The part though I want to investigate further is using the same tool not for test cases or scripts but for more investigative and experimental testing. “Explore the website using tab only and flag any points of interest or problems discovered”, “here’s a pre-made tapping risk list prompt, explore the site and experiment with taps and clicks”, its whether I can go further than this where I just tell it the experiments I want it run it whether it can do those fairly well and whether it speeds up my own investigations

I’d like to see more on the latter side of things but it may struggle as most cannot real time learn and uncertain how it deals with unknowns.

I’m jumping way ahead of course due to my quiet surprise from a couple of days looking at it, either way its peaked my interest even if it still needs a critical thinking user at the helm.

I’d been interested though how others are using the tools in exploratory test sessions.

2 Likes

AI is there to help, not solve problems.

As per my observation, a worrying number of people see it as a problem solver. I’d go ahead say the “novice” user thinks more in along those lines than the smart user.

2 Likes

I have observed rampant stupidity in the IT sector for more than 45 years, but it is undoubtedly getting worse. The idea that “AI is a solved problem” is so laughable it’s not going to be possible to have a sensible discussion with someone who believes it.

Just today, I learned that ISTQB has a Certified Tester AI Testing (CT-AI) certification. WTF do ISTQB know about AI testing? They don’t even know how to do regular testing properly. No one knows how to do AI testing well, although Bach and Bolton are at least researching the topic. If others are doing credible research, I’m unaware of it.

I’m not averse to the idea of using AI-based tools when they are credible, but I’m going to test the hell out of them before doing so because my current trust level is close to zero. I only do accessibility testing now, and I’m not aware of any credible AI-based tools for that.

Much hinges on how bad you are willing to allow your work products to become. Many people seem to be content to churn out mundane AI slop in the form of CVs, blogs and articles, YouTube videos etc. Some developers seem happy to churn out filthy AI-generated code. But as a tester, every single thing I do has to be right. We can’t test everything, but stakeholders must be able to trust what we tell them. I worry that AI in testing will conceal risk.

I don’t see any evidence that AI will help us do better work. It can do some things faster, which is certainly useful in some contexts. It can help low skilled people do slightly better work than they would otherwise be able to do, although that is at the cost of them never increasing their skill level and becoming eternally dependent on AI support. But does it help skilled people do anything better?

With most new technologies, you gain something and lose something. Everyone is focused on the gains, but we need to pay attention to what we lose.

I was looking for a collection on it but obviously not correctly! What’s the best way to find a collection on a given topic?

If you do a search then you can filter on content type on the left hand side.

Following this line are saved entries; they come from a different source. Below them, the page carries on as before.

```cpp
int32_t remove_locked(cqs_hip_index* x, const std::vector<uint64_t>& removed, const std::vector<cqs_remove::Run>& runs) {
    if (x->inject_fail.exchange(0, std::memory_order_acq_rel) != 0)
        return fail(x, CQS_HIP_ERR_DEVICE, "remove: injected device failure (test hook)");
    HIP_TRY(x, hipSetDevice(x->device));
    HIP_TRY(x, quiesce(x));
    const uint64_t n_new = x->n - removed.size();
    if (!runs.empty()) {
        const ShadowBuffers sb = shadow_buffers(x);
        const uint32_t dim = x->dim;
        const auto pf = passes_for(x, runs, (uint64_t)dim * sizeof(float));
        const auto pb = sb.bf16 ? passes_for(x, runs, (uint64_t)dim * sizeof(uint16_t)) : std::vector<cqs_remove::Pass>();
        const auto p8 = sb.i8 ? passes_for(x, runs, dim) : std::vector<cqs_remove::Pass>();
        const auto ps = sb.i8 ? passes_for(x, runs, sizeof(float)) : std::vector<cqs_remove::Pass>();
        const auto pt = x->d_tags ? passes_for(x, runs, sizeof(uint32_t)) : std::vector<cqs_remove::Pass>();
        const uint64_t bounce_bytes = std::max(std::max(std::max(largest_pass(pf) * dim * sizeof(float), largest_pass(pb) * dim * sizeof(uint16_t)),
                                                        std::max(largest_pass(p8) * dim, largest_pass(ps) * sizeof(float))),
                                               largest_pass(pt) * sizeof(uint32_t));
        std::vector<uint2> h_runs(runs.size() + 1);
        for (size_t i = 0; i < runs.size(); ++i) h_runs[i] = make_uint2((uint32_t)runs[i].src, (uint32_t)runs[i].dst);
        h_runs[runs.size()] = make_uint2((uint32_t)x->n, (uint32_t)n_new);
        DeviceBuf bounce, d_runs;
        HIP_TRY(x, hipMalloc(&bounce.p, bounce_bytes));
        HIP_TRY(x, hipMalloc(&d_runs.p, h_runs.size() * sizeof(uint2)));
        HIP_TRY(x, hipMemcpyAsync(d_runs.p, h_runs.data(), h_runs.size() * sizeof(uint2), hipMemcpyHostToDevice, x->stream));
        const uint2* dr = (const uint2*)d_runs.p;
        int32_t rc = compact<unit16>(x, (unit16*)x->d_rows, dim / 4u, pf, dr, bounce.p);
        if (rc == CQS_HIP_OK && sb.bf16) rc = compact<unit16>(x, (unit16*)sb.bf16, dim / 8u, pb, dr, bounce.p);
        if (rc == CQS_HIP_OK && sb.i8) rc = compact<unit16>(x, (unit16*)sb.i8, dim / 16u, p8, dr, bounce.p);
        if (rc == CQS_HIP_OK && sb.i8) rc = compact<float>(x, sb.i8_scale, 1u, ps, dr, bounce.p);
        if (rc == CQS_HIP_OK && x->d_tags) rc = compact<uint32_t>(x, x->d_tags, 1u, pt, dr, bounce.p);
        if (rc != CQS_HIP_OK) { (void)hipStreamSynchronize(x->stream); return rc; }
        HIP_TRY(x, hipStreamSynchronize(x->stream));
    }
    x->tagged = cqs_tags::tagged_after_remove(removed.data(), removed.size(), x->tagged);
    x->n = n_new;
    return CQS_HIP_OK;
}

// ... 33 lines not shown
```

cqs_amd/csrc/index_shadow.hip:

```cpp
#include <cstdlib>
#include <cstring>
#include <new>

#include "abi_guard.h"
#include "index_internal.h"
#include "scan_bf16.h"
#include "scan_fallback.h"
#include "scan_i8.h"
#include "tail_plan.h"

namespace cqs_idx {

constexpr uint64_t kShadowAutoBytes = 1ull << 30;
constexpr uint64_t kShadowFreeMinBytes = 4ull << 30;
constexpr double kShadowFreeFrac = 0.10;
constexpr uint32_t kStatWords = 12, kStatCounts = 3, kStatI8 = 5, kStatI8Counts = 8, kStatPrefix = 10;

struct Shadow {
    uint16_t* d_bf16 = nullptr;
    uint64_t cap = 0;
    int8_t* d_i8 = nullptr;
    float* d_i8_scale = nullptr;
    double r8 = 0.0, norm8 = 0.0;
    double r = 0.0;
    double norm = 0.0;
    unsigned long long* d_stats = nullptr;
    uint64_t* d_ekeys = nullptr;
    uint32_t* d_cert = nullptr;
    float* d_bq = nullptr;
    uint32_t* d_tickets = nullptr;
    uint64_t* d_fb_lists = nullptr;
    uint32_t* d_fb_tickets = nullptr;
    bool fb_one_launch = true;
    bool tail_prefix = true;
    uint8_t tail_first = 2;
    uint8_t i8_groups = 2;
    uint32_t* h_cert = nullptr;
    uint32_t* h_cert_dev = nullptr;
};

static void shadow_device_counts(cqs_hip_index* x, uint32_t first, uint64_t* certified, uint64_t* fallbacks) {
    unsigned long long c[2];
    if (!x->shadow || !x->shadow->d_stats || quiesce(x) != hipSuccess) return;
    hipError_t e = hipMemcpyAsync(c, x->shadow->d_stats + first, sizeof c, hipMemcpyDeviceToHost, x->stream);
    if (e == hipSuccess) e = hipStreamSynchronize(x->stream);
    if (e != hipSuccess) { (void)hipGetLastError(); return; }
    *certified += c[0];
    *fallbacks += c[1];
}

static void i8_free(Shadow* s) {
    hipFree(s->d_i8); hipFree(s->d_i8_scale);
    s->d_i8 = nullptr; s->d_i8_scale = nullptr;
}

void shadow_free(cqs_hip_index* x) {
    Shadow* s = x->shadow;
    if (!s) return;
    uint64_t c = 0, f = 0;
    shadow_device_counts(x, kStatCounts, &c, &f);
    x->stat_certified.fetch_add(c, std::memory_order_relaxed);
    x->stat_fallbacks.fetch_add(f, std::memory_order_relaxed);
    c = f = 0;
    shadow_device_counts(x, kStatI8Counts, &c, &f);
    x->stat_i8_certified.fetch_add(c, std::memory_order_relaxed);
    x->stat_i8_fallbacks.fetch_add(f, std::memory_order_relaxed);
    i8_free(s);
    hipFree(s->d_bf16); hipFree(s->d_stats); hipFree(s->d_ekeys);
    hipFree(s->d_cert); hipFree(s->d_bq); hipFree(s->d_tickets); hipFree(s->d_fb_lists); hipFree(s->d_fb_tickets);
    hipHostFree(s->h_cert);
    delete s;
    x->shadow = nullptr;
}
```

I’ve highlighted the “collections” filter in the image below.

1 Like

I had a lot of fun reading through them yesterday. Thanks Rosie :grin:

1 Like

To me its common sense. Use Gen AI as your assistant, not as your leader. You mark its work, it doesn’t mark yours. But common sense, isn’t necessarily common practice.

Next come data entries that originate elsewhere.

@@ -1803,10 +1810,16 @@
         asm volatile("" ::"v"(rec[0].x), "v"(rec[1].x), "v"(rec[0].y), "v"(rec[1].y), "v"(rec[0].z), "v"(rec[1].z), "v"(rec[0].w),
                      "v"(rec[1].w), "v"(ext[0].x), "v"(ext[1].x), "v"(ext[0].y), "v"(ext[1].y), "v"(ext[0].z), "v"(ext[1].z),
                      "v"(ext[0].w), "v"(ext[1].w));
+        STAMP(2, 3);
         uint32_t pmin, pmax;
         {
-            const uint32_t a0 = max(max(s_mm[0][0], s_mm[1][0]), max(s_mm[2][0], s_mm[3][0]));
-            const uint32_t a1 = max(max(s_mm[0][1], s_mm[1][1]), max(s_mm[2][1], s_mm[3][1]));
+            uint32_t a0 = max(max(s_mm[0][0], s_mm[1][0]), max(s_mm[2][0], s_mm[3][0]));
+            uint32_t a1 = max(max(s_mm[0][1], s_mm[1][1]), max(s_mm[2][1], s_mm[3][1]));
+#pragma unroll
+            for (uint32_t w = 4; w < NW; w += 4) {
+                a0 = max(a0, max(max(s_mm[w][0], s_mm[w + 1][0]), max(s_mm[w + 2][0], s_mm[w + 3][0])));
+                a1 = max(a1, max(max(s_mm[w][1], s_mm[w + 1][1]), max(s_mm[w + 2][1], s_mm[w + 3][1])));
+            }
             pmin = a1 ? ~a0 : 0u;
             pmax = a1 ? a1 - 1u : 0u;
         }
@@ -1848,7 +1861,7 @@
         };
 #pragma unroll
         for (uint32_t i = 0; i < kPre; ++i) {
-            const uint32_t cnt = b_lo + tid + 256u * i <= b_hi ? (uint32_t)rec[i].x : 0u;
+            const uint32_t cnt = b_lo + tid + NT * i <= b_hi ? (uint32_t)rec[i].x : 0u;
             if (__any(cnt > 0u)) {
                 const uint64_t e[4] = {rec[i].y, rec[i].z, rec[i].w, 0ull};
                 group(e, 0u, 3u, cnt, 7u * i);
@@ -1898,7 +1911,7 @@
             }
         };
 #pragma unroll 1
-        for (uint32_t i = 0, b0 = b_lo; b0 <= b_hi; ++i, b0 += 256u) {
+        for (uint32_t i = 0, b0 = b_lo; b0 <= b_hi; ++i, b0 += NT) {
             const uint32_t b = b0 + tid;
             uint32_t cnt, from = 7u;
             if (i < kPre) {
@@ -1920,13 +1933,19 @@
         }
         lds_barrier();
         STAMP(2, 2);
-        const uint32_t u = s_red[0][2] + s_red[1][2] + s_red[2][2] + s_red[3][2];
-        const uint32_t Lp = max(max(s_red[0][0], s_red[1][0]), max(s_red[2][0], s_red[3][0]));
-        const uint32_t Ri = max(max(s_red[0][1], s_red[1][1]), max(s_red[2][1], s_red[3][1]));
+        uint32_t u = s_red[0][2] + s_red[1][2] + s_red[2][2] + s_red[3][2];
+        uint32_t Lp = max(max(s_red[0][0], s_red[1][0]), max(s_red[2][0], s_red[3][0]));
+        uint32_t Ri = max(max(s_red[0][1], s_red[1][1]), max(s_red[2][1], s_red[3][1]));
+#pragma unroll
+        for (uint32_t w = 4; w < NW; w += 4) {
+            u += s_red[w][2] + s_red[w + 1][2] + s_red[w + 2][2] + s_red[w + 3][2];
+            Lp = max(Lp, max(max(s_red[w][0], s_red[w + 1][0]), max(s_red[w + 2][0], s_red[w + 3][0])));
+            Ri = max(Ri, max(max(s_red[w][1], s_red[w + 1][1]), max(s_red[w + 2][1], s_red[w + 3][1])));
+        }
         const uint32_t n_win = s_nwin;
         const bool over = u > keys_cap;
         const bool sorted = !over && n_win > win_cap;
-        if (sorted) own_sort_set(s_tab, s_key, s_one, s_part, u);
+        if (sorted) own_sort_set<NT>(s_tab, s_key, s_one, s_part, u);
         STAMP(2, 5);
         auto nearest = [&](uint32_t pos) -> uint32_t {
             if (sorted) return nearest_seed(s_one, u, pos);
@@ -1973,7 +1992,7 @@
                 } else if (code & kClass2) {
                     uint32_t w[kC2Words];
                     const uint32_t own0 = tile * kC2Quota;
-                    if (ps_in >= own0 && ps_in < own0 + kC2Quota) {
+                    if (ps_in >= own0 && ps_in < own0 + T * kC2Quota) {
 #pragma unroll
                         for (int i = 0; i < kC2Words; ++i) w[i] = s_c2[(ps_in - own0) * kC2Words + i];
                     } else {
@@ -2008,6 +2027,10 @@
         __syncthreads();
     }
 }
+
+__global__ __launch_bounds__(256) void ef_finalize_own(const Params p) { finalize_own_tiles<1>(p); }
+
+__global__ __launch_bounds__(512) void ef_finalize_own_wide(const Params p) { finalize_own_tiles<2>(p); }
 
 __global__ void plan_mark_starts(const uint32_t *ctg_off, uint32_t K, uint8_t *ctg_start)
 {
@@ -2110,6 +2133,11 @@
             h_blk[b] = k;
         }
     }
+    uint32_t max_span = 0;
+    for (uint32_t k = 0; k < K; ++k) {
+        const uint32_t c_lo = pr->cand_ctg_off[k], c_hi = pr->cand_ctg_off[k + 1];
+        if (c_lo < c_hi) max_span = std::max(max_span, (c_hi - 1) / kCandPerBlock - c_lo / kCandPerBlock + 1);
+    }
     HIP_TRY(ctx, hipMemcpyAsync(ctx->d_ctg_off, h_off, sizeof(uint32_t) * (K + 1), hipMemcpyHostToDevice, stream));
     if (B) HIP_TRY(ctx, hipMemcpyAsync(ctx->d_blk_ctg, h_blk, sizeof(uint32_t) * B, hipMemcpyHostToDevice, stream));
     HIP_TRY(ctx, hipEventRecord(ctx->plan_ev, stream));
@@ -2121,6 +2149,7 @@
     ctx->ef_seeds_stale = false;
     ctx->plan_off.assign(pr->cand_ctg_off, pr->cand_ctg_off + K + 1);
     ctx->plan_C = C;
+    ctx->plan_max_span = max_span;
     ctx->plan_stream = stream;
     return DUET_OK;
 }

But I have faith that common sense will win as I have faith in people to make the call on how to get the best out of it, some quicker than others. I’ve been involved in the developers trialling a new AI Agent with the remit of “find out what it can do” - no limits. What happened was the developers naturally reigned it in, established where the agent was useful and where it wasn’t, and the agent became just another tool that had strengths and weaknesses.

At the end of the day the one overriding factor is that people take responsibility for outcomes.